# I didnt think I would, but I love my 2 bucks



## audrey (Jul 17, 2012)

When I first got goats, I swore I would NEVER own a buck. However, with it being such a hassle to take multiple does to another farm to be bred, and for health concern reasons, I retained 2 lovely bucklings from this years kids to be my herd sires. I am a horse gal, but horses and goats are not the same at all, and I was a bit worried about my ability to raise up 2 bucks to be good citizens. I won't lie, they both got a couple whoopings each at different times, but that has been months ago now.

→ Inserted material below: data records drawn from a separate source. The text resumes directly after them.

+  auto load_a = [&](int ks) -> op16x8 {
+    op16x8 o;
+    if constexpr (CIN >= 16) {
+      const int tap = (16 * ks) / CIN, c = (16 * ks) % CIN + 8 * h;
+      const int ty = tap < 9 ? tap / 3 : 0, tx = tap < 9 ? tap % 3 : 0;
+      const int y = y0 + ty, x = x0 + tx;
+      const bool in = tap < 9 && y >= 0 && y < p.H && x >= 0 && x < p.Wd;
+      const op16x8 v = *reinterpret_cast<const op16x8*>(xb + ((int64_t)min(max(y, 0), p.H - 1) * p.Wd + min(max(x, 0), p.Wd - 1)) * CIN + c);
+#pragma unroll
+      for (int e = 0; e < 8; ++e) o[e] = in ? v[e] : (op16)0.f;
+    } else {
+#pragma unroll
+      for (int q = 0; q < 2; ++q) {
+        const int tap = 4 * ks + 2 * h + q;
+        const int tc = min(tap, 8), ty = tc / 3, tx = tc - 3 * ty;
+        const int y = y0 + ty, x = x0 + tx;
+        const bool in = tap < 9 && y >= 0 && y < p.H && x >= 0 && x < p.Wd;
+        const op16x4 v = *reinterpret_cast<const op16x4*>(xb + ((int64_t)min(max(y, 0), p.H - 1) * p.Wd + min(max(x, 0), p.Wd - 1)) * CIN);
+#pragma unroll
+        for (int e = 0; e < 4; ++e) o[4 * q + e] = in ? v[e] : (op16)0.f;
+      }
+    }
+    return o;
+  };
+  const op16* wrow[FN];
+  bool w_in[FN];
+#pragma unroll
+  for (int j = 0; j < FN; ++j) {
+    const int n = wc * TNW + j * 32 + r;
+    w_in[j] = n < COUT;
+    wrow[j] = p.W + (int64_t)min(n, COUT - 1) * p.ldw;
+  }
+  auto load_w = [&](int ks, int j) -> op16x8 {
+    const int k0 = 16 * ks + 8 * h;
+    const op16x8 v = *reinterpret_cast<const op16x8*>(wrow[j] + min(k0, KP - 8));
+    const bool in = w_in[j] && k0 < KP;
+    op16x8 o;
+#pragma unroll
+    for (int e = 0; e < 8; ++e) o[e] = in ? v[e] : (op16)0.f;
+    return o;
+  };
+
+  float bias_j[FN];
+#pragma unroll
+  for (int j = 0; j < FN; ++j) bias_j[j] = p.bias[min(wc * TNW + j * 32 + r, COUT - 1)];
+
+  f32x16 acc[FN], tot[FN];
+  zero_acc(acc);
+  zero_acc(tot);
+  op16x8 af[2][G], wf[2][G][FN];
+  auto load_group = [&](int g, int buf) {
+#pragma unroll
+    for (int s = 0; s < G; ++s) {
+      const int ks = min(g * G + s, KSTEPS - 1);
+      af[buf][s] = load_a(ks);
+#pragma unroll
+      for (int j = 0; j < FN; ++j) wf[buf][s][j] = load_w(ks, j);
+    }
+  };
+  load_group(0, 0);
+#pragma unroll
+  for (int g = 0; g < NG; ++g) {
+    if (g + 1 < NG) load_group(g + 1, (g + 1) & 1);
+#pragma unroll
+    for (int s = 0; s < G; ++s) {
+      const int ks = g * G + s;
+      if (ks < KSTEPS) {
+#pragma unroll
+        for (int j = 0; j < FN; ++j) acc[j] = MSAM2_MFMA_32x32x16(af[g & 1][s], wf[g & 1][s][j], acc[j], 0, 0, 0);
+        if constexpr (SKINNY) {
+          if ((ks + 1) % PER == 0 || ks == KSTEPS - 1) {
+#pragma unroll
+            for (int j = 0; j < FN; ++j)
+#pragma unroll
+              for (int e = 0; e < 16; ++e) {
+                tot[j][e] = ks < PER ? acc[j][e] : tot[j][e] + acc[j][e];
+                acc[j][e] = 0.f;
+              }
+          }
+        }
+      }
+    }
+  }
+  if constexpr (SKINNY) {
+#pragma unroll
+    for (int q = (KSTEPS + PER - 1) / PER; q < 4; ++q)
+#pragma unroll
+      for (int j = 0; j < FN; ++j)
+#pragma unroll
+        for (int e = 0; e < 16; ++e) tot[j][e] = tot[j][e] + acc[j][e];
+  }
+
+  const int ll = lane % LPR;
+  f32x4 ww[CPL], bb[CPL];
+#pragma unroll
+  for (int j = 0; j < CPL; ++j) {
+    ww[j] = *reinterpret_cast<const f32x4*>(p.ln_w + (ll + LPR * j) * 4);
+    bb[j] = *reinterpret_cast<const f32x4*>(p.ln_b + (ll + LPR * j) * 4);
+  }
+#pragma unroll
+  for (int j = 0; j < FN; ++j) {
+    const int n = wc * TNW + j * 32 + r;
+    if (n < COUT) {
+#pragma unroll
+      for (int e = 0; e < 16; ++e) tile[(wr * 32 + s_frag_key(e, h)) * TLD + n] = (SKINNY ? tot[j][e] : acc[j][e]) + bias_j[j];
+    }
+  }
+  __syncthreads();
+#pragma unroll
+  for (int ps = 0; ps < PASSES; ++ps) {
+    const int trow = (ps * NW + wave) * RPW + lane / LPR;
+    const int64_t grow = m0 + trow;
+    float v[CPL][4];
+#pragma unroll
+    for (int j = 0; j < CPL; ++j) {
+      const f32x4 t = *reinterpret_cast<const f32x4*>(tile + trow * TLD + (ll + LPR * j) * 4);
+#pragma unroll
+      for (int e = 0; e < 4; ++e) v[j][e] = t[e];
+    }
+    float mean, rstd;
+    ln_row_stats<CPL, LPR, COUT>(v, p.eps, mean, rstd);
+    if (grow < p.M) {
+      op16* yr = p.Y + grow * p.ldy;
+#pragma unroll
+      for (int j = 0; j < CPL; ++j) {
+        op16x4 o;
+#pragma unroll
+        for (int e = 0; e < 4; ++e) o[e] = f2out<op16>(ln_gelu_value(v[j][e], mean, rstd, ww[j][e], bb[j][e]));
+        *reinterpret_cast<op16x4*>(yr + (ll + LPR * j) * 4) = o;
+      }
+    }
+  }
+#endif
+}
+
+template <int CIN, int COUT, int WR, int WC>
+static void conv3x3s2_mfma_launch(const ConvLnParams& p, hipStream_t s) {
+  constexpr int LDS = WR * 32 * (COUT + 4) * 4;
+  const dim3 grid(cdiv(p.M, WR * 32)), block(WR * WC * 64);
+  if constexpr (((9 * CIN + 7) / 8 * 8) % 16 == 0) {
+    if (p.M <= 32) {
+      ensure_dyn_lds<conv3x3s2_mfma_kernel<CIN, COUT, WR, WC, true>>(LDS);
+      hipLaunchKernelGGL((conv3x3s2_mfma_kernel<CIN, COUT, WR, WC, true>), grid, block, LDS, s, p);
+      return;
+    }
+  }
+  ensure_dyn_lds<conv3x3s2_mfma_kernel<CIN, COUT, WR, WC, false>>(LDS);
+  hipLaunchKernelGGL((conv3x3s2_mfma_kernel<CIN, COUT, WR, WC, false>), grid, block, LDS, s, p);
+}
+
+extern "C" int msam2_conv3x3s2_mfma_ln_gelu_supported(int64_t cin, int64_t cout) {
+  return ((cin == 4 && cout == 16) || (cin == 16 && cout == 64) || (cin == 64 && cout == 256)) ? 1 : 0;
+}
+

They lead well, they are respectful, they are generally cooperative and overall easy to handle. They are 6 months old now, have covered 2 does each (2 of mine and 2 outside does) and I can't deny it, I love those 2 little stinker heads! Tonight its super cold out, and when I went to feed them dinner, they were both cuddled up in their beds with their heads tucked in. I spent time with each of them, and they were being so sweet, all warm and cozy in their beds. I think they are pretty good looking bucks too. I know its kind of silly, everyone else I know thinks they are gross and doesnt get what there is to like about them, but I knew you guys would get what I am saying lol.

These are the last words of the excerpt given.